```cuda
template <bool REAL_SPLIT, int N1C = 0, bool HALVED = false>
__global__ void __launch_bounds__(RowsV2Shape<REAL_SPLIT>::T, REAL_SPLIT ? 1 : 2) fwd_rows_v2(Pass2Args const a, FwdTables const tb) {
  extern __shared__ __align__(16) unsigned char smem_raw[];
  __shared__ __align__(8) uint64_t bars[RowsV2Shape<REAL_SPLIT>::COLS];
  __shared__ __align__(8) uint64_t tbar;
  fwd_rows_v2_body<REAL_SPLIT, N1C, HALVED, false>(a, tb, smem_raw, bars, tbar, threadIdx.x, gridDim.y - 1 - blockIdx.y,
                                                   blockIdx.x * RowsV2Shape<REAL_SPLIT>::IPC, [] { __syncthreads(); },
                                                   [](int p) { return __syncthreads_or(p); });
}

template <class P, bool OSC = false>
__global__ void __launch_bounds__(kChanWarps * 32) chan_v2(ChanArgs const a) {
  static_assert(P::nst == 2, "two-stage plans only");
  __shared__ __align__(8) uint64_t bars[kChanWarps];
  __shared__ __align__(8) uint64_t tbar;
  using S = StaticChan<P>;
  constexpr int NS = S::NS, R0 = P::rad(0), R1 = P::rad(1), S0 = NS / R0;
  static_assert(S0 == R1, "plan shape");
  S s;
  if (!static_prologue<P>(a, bars, tbar, s)) return;
  ChanDesc const &d = s.d;
  float2 *col = s.col;
  int const lane = s.lane;
  mbar_wait(&tbar, 0);
  if (d.flags & kChanIsb) {
    for (int wp = lane; wp < NS; wp += 32) col[wp] = s.product(wp);
    __syncwarp();
    isb_fold_warp(col, NS, S::TOP, lane);
    static_stage<P, true, 0, true, 1>(col, s.s_tw, lane);
    __syncwarp();
  } else if (lane < S0) {
    float2 x[R0];
#pragma unroll
    for (int m = 0; m < R0; m++) x[m] = s.product(lane + S0 * m);
    Dft<R0, true>::run(x);
    col[lane] = x[0];
#pragma unroll
    for (int t = 1; t < R0; t++) col[lane + S0 * t] = cmulc(x[t], s.s_tw[(t - 1) * S0 + lane]);
  }
  __syncwarp();
  bool const osc = OSC && (d.flags & kChanOsc) != 0;
  float pw = 0.f;
  int const ci = chan_index(a, s.oi);
  if (lane < R0) {
    float2 x[R1];
#pragma unroll
    for (int m = 0; m < R1; m++) x[m] = col[R1 * lane + m];
    Dft<R1, true>::run(x);
    int const first = NS - d.olen;
    if (!OSC || !osc) {
#pragma unroll
      for (int t = 0; t < R1; t++) {
        int const n = lane + R0 * t;
        if (n >= first) s.dst[n - first] = x[t];
      }
    } else if (OSC) {
      ChanAux const ax = a.aux[ci];
      long const k = a.block0 + s.blk - ax.osc_epoch;
#pragma unroll
      for (int t = 0; t < R1; t++) {
        int const n = lane + R0 * t;
        if (n >= first) s.dst[n - first] = osc_sample(ax, k, d.olen, n - first, x[t], pw);
      }
    }
  }
  if (OSC && osc && a.power) {
    pw = warp_sum(pw);
    if (lane == 0) a.power[(long)s.blk * a.power_stride + ci] = pw / (float)d.olen;
  }
}

}
```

※ ※ ※

= Exercise goal =
Look through the material and copy each line that has "olen".

= Answer to the problem =
    int const first = NS - d.olen;
        if (n >= first) s.dst[n - first] = osc_sample(ax, k, d.olen, n - first, x[t], pw);
    if (lane == 0) a.power[(long)s.blk * a.power_stride + ci] = pw / (float)d.olen;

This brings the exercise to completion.